Before going further I’ll point out that none of this is strictly necessary.  Most of the time I work from Visual Studio which will process gulp files without any help.  You could also save yourself some trouble and just fire up the old windows command prompt and live on happily.  However, I’m all about automation.  What if I want to use gulp as a part of an automated workflow I’ve scheduled via Windows Task Scheduler or some other scheduler?  Most of my automation work is done via PowerShell.  If you’ll bear with me a little this might make a little sense.  Or not.

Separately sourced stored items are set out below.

# Human-Augment-Analytics/vectordb-retrieval

Measured on AMD Instinct MI355X. Metric: QPS @ recall@10 (SIFT1M-shaped, 10k-query batch, k=10), higher is better.
Workload: dtype i8 MFMA scan (i32 accumulate) + exact integer / f64 refine

## Files before the change

### vectordb-retrieval_amd/csrc/scan_i8x16.hpp

```cpp
#pragma once
#include "scan_i8.hpp"

namespace vdb {

__host__ __device__ inline int x16_row_in_span(int t, int rb, int m) { return (m >> 2) * 128 + t * 8 + rb * 4 + (m & 3); }

__device__ __forceinline__ int swap16(int v) { return __builtin_amdgcn_ds_swizzle(v, 0x401F); }

template <int KS2, int ST, int RING>
constexpr int scan_i8x16_lds_bytes() { return RING * (ST * 2 * KS2 * 64 * 16 + ST * 32 * 4); }

template <int N_MFMA, int N_VALU, int N_DS>
__device__ __forceinline__ void x16_gap_pattern() {
    constexpr int R = (N_VALU + N_DS + N_MFMA - 1) / N_MFMA;
    static_assert(N_DS <= N_MFMA && R >= 2, "one LDS read per gap");
#pragma unroll
    for (int i = 0; i < N_MFMA; ++i) {
        __builtin_amdgcn_sched_group_barrier(0x8, 1, 0);
        if (i < N_DS) {
            __builtin_amdgcn_sched_group_barrier(0x100, 1, 0);
            __builtin_amdgcn_sched_group_barrier(0x2, R - 1, 0);
        } else {
            __builtin_amdgcn_sched_group_barrier(0x2, R, 0);
        }
    }
}

template <int KS2, int ST, int CB, class StageIssue, class BiasStore, class FlushBin>
__device__ __forceinline__ void scan_i8x16_batch_loop(const unsigned char *smem, const int4v (&bq)[CB][KS2], int (&m1)[CB], int (&m2)[CB],
                                                      int nstages, int64_t span0, int lane, StageIssue &&stage_issue,
                                                      BiasStore &&stage_bias_store, FlushBin &&flush_bin) {
    constexpr int NV = 2 * KS2, kStageVec = ST * NV * 64, TPS = kTilesPerSpan, SPS = TPS / ST;
    constexpr int NM = 2 * KS2 * CB, NH = NM / 2;
    static_assert(ST % 2 == 0 && TPS % ST == 0, "tile parity must be static in the unrolled stage");
    const int g = lane >> 4;
    const unsigned id_hi = (g & 1) ? 16u : 0u;
    int4v acc[2][2][CB], fr[2][NV], cin[2][2];
    int q[CB];
#pragma unroll
    for (int rb = 0; rb < 2; ++rb)
#pragma unroll
        for (int cb = 0; cb < CB; ++cb)
#pragma unroll
            for (int r = 0; r < 4; ++r) acc[1][rb][cb][r] = (int)(kI8Inf >> 6);
    auto read_tile = [&](int p, const int4v *A, const int4v *B4, int t) {
#pragma unroll
        for (int v = 0; v < NV; ++v) fr[p][v] = A[(t * NV + v) * 64];
        cin[p][0] = B4[t * 8];
        cin[p][1] = B4[t * 8 + 1];
    };
    auto mfma_half = [&](int p, int half) {
#pragma unroll
        for (int m = half * NH; m < (half + 1) * NH; ++m) {
            const int ks = m / (2 * CB), rb = (m / CB) % 2, cb = m % CB;
            acc[p][rb][cb] = __builtin_amdgcn_mfma_i32_16x16x64_i8(fr[p][2 * ks + rb], bq[cb][ks], ks == 0 ? cin[p][rb] : acc[p][rb][cb], 0, 0, 0);
        }
    };
    auto min_trees = [&](int o) {
#pragma unroll
        for (int cb = 0; cb < CB; ++cb) {
            const int t1 = imin(imin(acc[o][0][cb][0], acc[o][0][cb][1]), acc[o][0][cb][2]);
            const int t2 = imin(imin(acc[o][0][cb][3], acc[o][1][cb][0]), acc[o][1][cb][1]);
            q[cb] = imin(imin(imin(acc[o][1][cb][2], acc[o][1][cb][3]), t1), t2);
        }
    };
    auto folds = [&](int t_bin) {
        const unsigned idv = (unsigned)__builtin_amdgcn_readfirstlane(t_bin) | id_hi;
#pragma unroll
        for (int cb = 0; cb < CB; ++cb) {
            const int v = (int)(((unsigned)q[cb] << 6) | idv);
            m2[cb] = imed3(m1[cb], m2[cb], v);
            m1[cb] = imin(m1[cb], v);
        }
    };
    for (int st = 0; st < nstages; ++st) {
        const int buf = st & 1;
        if (st + 1 < nstages) stage_issue(st + 1, buf ^ 1);
        const int4v *A = reinterpret_cast<const int4v *>(smem + buf * (kStageVec * 16)) + lane;
        const int4v *B4 = reinterpret_cast<const int4v *>(smem + 2 * kStageVec * 16 + buf * (ST * 32 * 4)) + g * 2;
        const int ts0 = (st % SPS) * ST;
        read_tile(0, A, B4, 0);
#pragma unroll
        for (int t = 0; t < ST; ++t) {
            const int p = t & 1, o = p ^ 1;
            __builtin_amdgcn_sched_barrier(0);
            mfma_half(p, 0);
            min_trees(o);
            x16_gap_pattern<NH, 4 * CB, 0>();
            __builtin_amdgcn_sched_barrier(0);
#pragma unroll
            for (int cb = 0; cb < CB; ++cb) asm volatile("" : "+v"(q[cb]));
            __builtin_amdgcn_sched_barrier(0);
            if (t + 1 < ST) read_tile(o, A, B4, t + 1);
            mfma_half(p, 1);
            folds((ts0 + t + TPS - 1) % TPS);
            x16_gap_pattern<NH, 3 * CB + 1, NV + 2>();
            __builtin_amdgcn_sched_barrier(0);
#pragma unroll
            for (int cb = 0; cb < CB; ++cb) asm volatile("" : "+v"(m1[cb]), "+v"(m2[cb]));
            if (t == 0 && st > 0 && ts0 == 0) flush_bin(span0 + st / SPS - 1);
        }
        __builtin_amdgcn_sched_barrier(0);
        if (st + 1 < nstages) stage_bias_store(buf ^ 1);
        __syncthreads();
    }
    min_trees((ST - 1) & 1);
    folds(TPS - 1);
    flush_bin(span0 + nstages / SPS - 1);
}

template <int KS2, int ST, int CB, int NWAVES = 8, int RING = 2, int AUX = 0>
__device__ __forceinline__ void scan_i8x16_body(const ScanI8Args &a, unsigned char *smem) {
    constexpr int NV = 2 * KS2;
    constexpr int NT = NWAVES * 64;
    constexpr int kStageVec = ST * NV * 64;
    constexpr int kBiasLoads = (ST * 32 + NT - 1) / NT;
    constexpr int TPS = kTilesPerSpan;
    constexpr int SPS = TPS / ST;
    constexpr int HC = CB / 2;
    constexpr int UNR = (ST * CB <= 16) ? ST : 1;
    static_assert(TPS % ST == 0 && ST >= 2 && CB % 2 == 0 && NWAVES <= 8, "bad geometry");
    static_assert(RING >= 2 && RING <= 8 && (RING == 2 || ST % 2 == 0), "bad ring");
    constexpr bool kDeep = RING > 2;
    static_assert(scan_i8x16_lds_bytes<KS2, ST, RING>() == RING * (kStageVec * 16 + ST * 32 * 4), "LDS size");
    const int mode = a.info->i8_mode;
    if (!mode) return;
    auto lds_a = [&](int buf) { return reinterpret_cast<int4v *>(smem + buf * (kStageVec * 16)); };
    auto lds_b = [&](int buf) { return reinterpret_cast<int *>(smem + RING * kStageVec * 16 + buf * (ST * 32 * 4)); };

    const int tid = threadIdx.x, lane = tid & 63;
    const int wave = __builtin_amdgcn_readfirstlane(tid >> 6);
    const int g = lane >> 4, h = g >> 1;
    const bool odd = (g & 1) != 0;
    const bool late = (NWAVES >= 2) && (wave >= NWAVES / 2);
    const int b = blockIdx.x;
    const int x = b & 7, jb = b >> 3;
    const int ci = jb / a.nqtiles, qt = jb - ci * a.nqtiles;
    const int chunk = x + 8 * ci;
    if (chunk >= a.nchunks) return;
    const int64_t q0 = (int64_t)qt * (NWAVES * 16 * CB) + wave * (16 * CB);
    const int64_t span0 = chunk_span0(chunk, a.spans_per_chunk, a.chunk_rem);
    int64_t span1 = chunk_span0(chunk + 1, a.spans_per_chunk, a.chunk_rem);
    if (span1 > a.nspans) span1 = a.nspans;
    const int64_t out_pitch = a.Qpad;
    const int64_t col0 = q0 + (odd ? 16 : 0) + (lane & 15);
    const int32_t *bias = a.bias8 + ((mode & 3) == 1 ? 0 : a.Npad);

    int4v bq[CB][KS2];
#pragma unroll
    for (int cb = 0; cb < CB; ++cb)
#pragma unroll
        for (int ks = 0; ks < KS2; ++ks) bq[cb][ks] = a.qpanels[((size_t)(q0 / 16 + cb) * KS2 + ks) * 64 + lane];
    const int nstages = (int)(span1 - span0) * SPS;
    const int INF = (int)kI8Inf;
    int m1[CB], m2[CB], M1[HC], M2[HC], Ms[HC];
#pragma unroll
    for (int cb = 0; cb < CB; ++cb) m1[cb] = m2[cb] = INF;
#pragma unroll
    for (int j = 0; j < HC; ++j) {
        M1[j] = M2[j] = INF;
        Ms[j] = 0;
    }

    constexpr int kPieces = kStageVec / 64;
    static_assert(kPieces % NWAVES == 0, "pieces must divide over the waves");
    constexpr int kBiasPieces = (ST / 2 + NWAVES - 1) / NWAVES;
    int stage_b[kBiasLoads];
    auto stage_issue = [&](int st, int buf) {
        const int64_t span = span0 + st / SPS;
        const int sq = st % SPS;
        const int4v *src = a.panels + ((size_t)(span * TPS + sq * ST) * NV) * 64;
        int4v *dst = lds_a(buf);
#pragma unroll
        for (int i = 0; i < kPieces / NWAVES; ++i) {
            const int p = wave + i * NWAVES;
            const int4v *gp = src + p * 64 + lane;
            __builtin_amdgcn_global_load_lds(
                reinterpret_cast<const __attribute__((address_space(1))) void *>(reinterpret_cast<uintptr_t>(gp)),
                reinterpret_cast<__attribute__((address_space(3))) void *>(
                    static_cast<uint32_t>(reinterpret_cast<uintptr_t>(dst + p * 64))),
                16, 0, AUX);
        }
        if (kDeep) {
#pragma unroll
            for (int i = 0; i < kBiasPieces; ++i) {
                const int j = (wave + i * NWAVES) % (ST / 2);
                const int t = 2 * j + (lane >> 5), gg = (lane >> 3) & 3, e = lane & 7;
                const int32_t *gp = bias + span * kSpanRows + gg * 128 + (sq * ST + t) * 8 + e;
                __builtin_amdgcn_global_load_lds(
                    reinterpret_cast<const __attribute__((address_space(1))) void *>(reinterpret_cast<uintptr_t>(gp)),
                    reinterpret_cast<__attribute__((address_space(3))) void *>(
                        static_cast<uint32_t>(reinterpret_cast<uintptr_t>(lds_b(buf) + j * 64))),
                    4, 0, 0);
            }
            return;
        }
#pragma unroll
        for (int i = 0; i < kBiasLoads; ++i) {
            const int e = tid + i * NT;
            if (e < ST * 32) {
                const int t = e >> 5, gg = (e >> 3) & 3, r = e & 7;
                stage_b[i] = bias[span * kSpanRows + gg * 128 + (sq * ST + t) * 8 + r];
            }
        }
    };
    auto stage_bias_store = [&](int buf) {
        if (kDeep) return;
#pragma unroll
        for (int i = 0; i < kBiasLoads; ++i)
            if (tid + i * NT < ST * 32) lds_b(buf)[tid + i * NT] = stage_b[i];
    };
    auto ring_issue = [&](int st) { stage_issue(st < nstages ? st : nstages - 1, st % RING); };
    auto ring_wait = [&]() {
        constexpr int kKeep = (RING - 2) * (kPieces / NWAVES + kBiasPieces);
        static_assert(kKeep < 64, "vmcnt is a 6-bit counter");
        asm volatile("s_waitcnt vmcnt(%0)" ::"n"(kKeep) : "memory");
        __builtin_amdgcn_s_barrier();
        asm volatile("" ::: "memory");
    };
    auto flush_bin = [&](int64_t span) {
        const size_t o = (size_t)(span * 2 + h) * out_pitch + col0;
#pragma unroll
        for (int j = 0; j < HC; ++j) {
            const int p1 = swap16(odd ? m1[2 * j] : m1[2 * j + 1]), p2 = swap16(odd ? m2[2 * j] : m2[2 * j + 1]);
            const int a1 = odd ? m1[2 * j + 1] : m1[2 * j], a2 = odd ? m2[2 * j + 1] : m2[2 * j];
            const int b1 = imin(a1, p1), b2 = imin(imax(a1, p1), imin(a2, p2));
            __builtin_nontemporal_store(__int_as_float(b1), a.bin_m1 + o + j * 32);
            __builtin_nontemporal_store(__int_as_float(b2), a.bin_m2 + o + j * 32);
            M2[j] = imin(imed3(M1[j], M2[j], b1), b2);
            if (b1 < M1[j]) Ms[j] = (int)span;
            M1[j] = imin(M1[j], b1);
        }
#pragma unroll
        for (int cb = 0; cb < CB; ++cb) m1[cb] = m2[cb] = INF;
    };

    if (kDeep) {
#pragma unroll
        for (int s = 0; s < RING - 1; ++s) ring_issue(s);
    } else {
        stage_issue(0, 0);
    }
    stage_bias_store(0);
    if (kDeep) ring_wait();
    else __syncthreads();

    if (a.nq_valid > 0 && q0 >= a.nq_valid) {
        for (int st = 0; st < nstages; ++st) {
            if (kDeep) {
                ring_issue(st + RING - 1);
                ring_wait();
                continue;
            }
            if (st + 1 < nstages) {
                stage_issue(st + 1, (st & 1) ^ 1);
                stage_bias_store((st & 1) ^ 1);
            }
            __syncthreads();
        }
        return;
    }

    if constexpr (NWAVES == 8 && RING == 2 && UNR == 1) {
        scan_i8x16_batch_loop<KS2, ST, CB>(smem, bq, m1, m2, nstages, span0, lane, stage_issue, stage_bias_store, flush_bin);
    } else {
    int4v fr[NV], cin[2], acc[2][CB];
    auto read_phase = [&](const int4v *A_tile, const int4v *c_tile) {
#pragma unroll
        for (int v = 0; v < NV; ++v) fr[v] = A_tile[v * 64 + lane];
        cin[0] = c_tile[0];
        cin[1] = c_tile[1];
    };
    auto mfma_phase = [&]() {
#pragma unroll
        for (int ks = 0; ks < KS2; ++ks)
#pragma unroll
            for (int rb = 0; rb < 2; ++rb)
#pragma unroll
                for (int cb = 0; cb < CB; ++cb)
                    acc[rb][cb] = __builtin_amdgcn_mfma_i32_16x16x64_i8(fr[2 * ks + rb], bq[cb][ks], ks == 0 ? cin[rb] : acc[rb][cb], 0, 0, 0);
    };
    const unsigned id_hi = odd ? 16u : 0u;
    auto select_phase = [&](int t_bin) {
        const unsigned idv = (unsigned)__builtin_amdgcn_readfirstlane(t_bin) | id_hi;
#pragma unroll
        for (int cb = 0; cb < CB; ++cb) {
            const int t1 = imin(imin(acc[0][cb][0], acc[0][cb][1]), acc[0][cb][2]);
            const int t2 = imin(imin(acc[0][cb][3], acc[1][cb][0]), acc[1][cb][1]);
            const int q = imin(imin(imin(acc[1][cb][2], acc[1][cb][3]), t1), t2);
            const int v = (int)(((unsigned)q << 6) | idv);
            m2[cb] = imed3(m1[cb], m2[cb], v);
            m1[cb] = imin(m1[cb], v);
        }
    };
    if (a.prio == 1 && late) __builtin_amdgcn_s_setprio(1);
    else if (a.prio == 2 && !late) __builtin_amdgcn_s_setprio(1);
    if (!late) {
        for (int st = 0; st < nstages; ++st) {
            const int buf = kDeep ? st % RING : st & 1;
            if (kDeep) ring_issue(st + RING - 1);
            else if (st + 1 < nstages) stage_issue(st + 1, buf ^ 1);
            const int4v *A = lds_a(buf);
            const int4v *B4 = reinterpret_cast<const int4v *>(lds_b(buf)) + g * 2;
            const int ts0 = (st % SPS) * ST;
            read_phase(A, B4);
#pragma unroll UNR
            for (int t = 0; t < ST; ++t) {
                __builtin_amdgcn_sched_barrier(0);
                mfma_phase();
                __builtin_amdgcn_sched_barrier(0);
                if (t + 1 < ST) read_phase(A + (t + 1) * NV * 64, B4 + (t + 1) * 8);
                select_phase(ts0 + t);
            }
            __builtin_amdgcn_sched_barrier(0);
            if (ts0 + ST == TPS) flush_bin(span0 + st / SPS);
            if (!kDeep && st + 1 < nstages) stage_bias_store(buf ^ 1);
            if (kDeep) ring_wait();
            else __syncthreads();
        }
    } else {
#pragma unroll
        for (int rb = 0; rb < 2; ++rb)
#pragma unroll
            for (int cb = 0; cb < CB; ++cb)
#pragma unroll
                for (int r = 0; r < 4; ++r) acc[rb][cb][r] = (int)(kI8Inf >> 6);
        for (int st = 0; st < nstages; ++st) {
            const int buf = kDeep ? st % RING : st & 1;
            if (kDeep) ring_issue(st + RING - 1);
            else if (st + 1 < nstages) stage_issue(st + 1, buf ^ 1);
            const int4v *A = lds_a(buf);
            const int4v *B4 = reinterpret_cast<const int4v *>(lds_b(buf)) + g * 2;
            const int ts0 = (st % SPS) * ST;
#pragma unroll UNR
            for (int t = 0; t < ST; ++t) {
                __builtin_amdgcn_sched_barrier(0);
                read_phase(A + t * NV * 64, B4 + t * 8);
                select_phase((ts0 + t + TPS - 1) % TPS);
                if (t == 0 && st > 0 && ts0 == 0) flush_bin(span0 + st / SPS - 1);
                __builtin_amdgcn_sched_barrier(0);
                mfma_phase();
            }
            __builtin_amdgcn_sched_barrier(0);
            if (!kDeep && st + 1 < nstages) stage_bias_store(buf ^ 1);
            if (kDeep) ring_wait();
            else __syncthreads();
        }
        select_phase(TPS - 1);
        flush_bin(span1 - 1);
    }
    }

    const size_t so = (size_t)(chunk * 2 + h) * a.Qpad + col0;
#pragma unroll
    for (int j = 0; j < HC; ++j) {
        a.sb_m1[so + j * 32] = __int_as_float(M1[j]);
        a.sb_m2[so + j * 32] = __int_as_float(M2[j]);
        a.sb_span[so + j * 32] = Ms[j];
    }
}

template <int KS2, int ST, int CB, int NWAVES = 8, int RING = 2, int AUX = 0>
__global__ __launch_bounds__(NWAVES * 64, (NWAVES >= 4 ? 2 : 1)) void scan_i8x16_kernel(ScanI8Args a) {
    __shared__ __attribute__((aligned(16))) unsigned char smem[scan_i8x16_lds_bytes<KS2, ST, RING>()];
    scan_i8x16_body<KS2, ST, CB, NWAVES, RING, AUX>(a, smem);
}

}
```

### vectordb-retrieval_amd/csrc/scan_x16.hpp

```cpp
#pragma once
#include "scan16.hpp"
#include "scan_i8x16.hpp"

namespace vdb {

template <int KS2, int ST>
constexpr int scan_x16_lds_bytes() { return 2 * (ST * 2 * KS2 * 64 * 16 + ST * 32 * 4); }
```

As already mentioned I primarily work from PowerShell so a little additional work is necessary to get things setup.  The first task is to get node and npm on the workstation.  Go to http://nodejs.org/ and install NodeJS (just click on the tile that matches your system).  This will also install npm (node package manager).  To verify that you’re ready to go, do the following:

Start PowerShell and at the command prompt type “node -v” this will show the version of Node.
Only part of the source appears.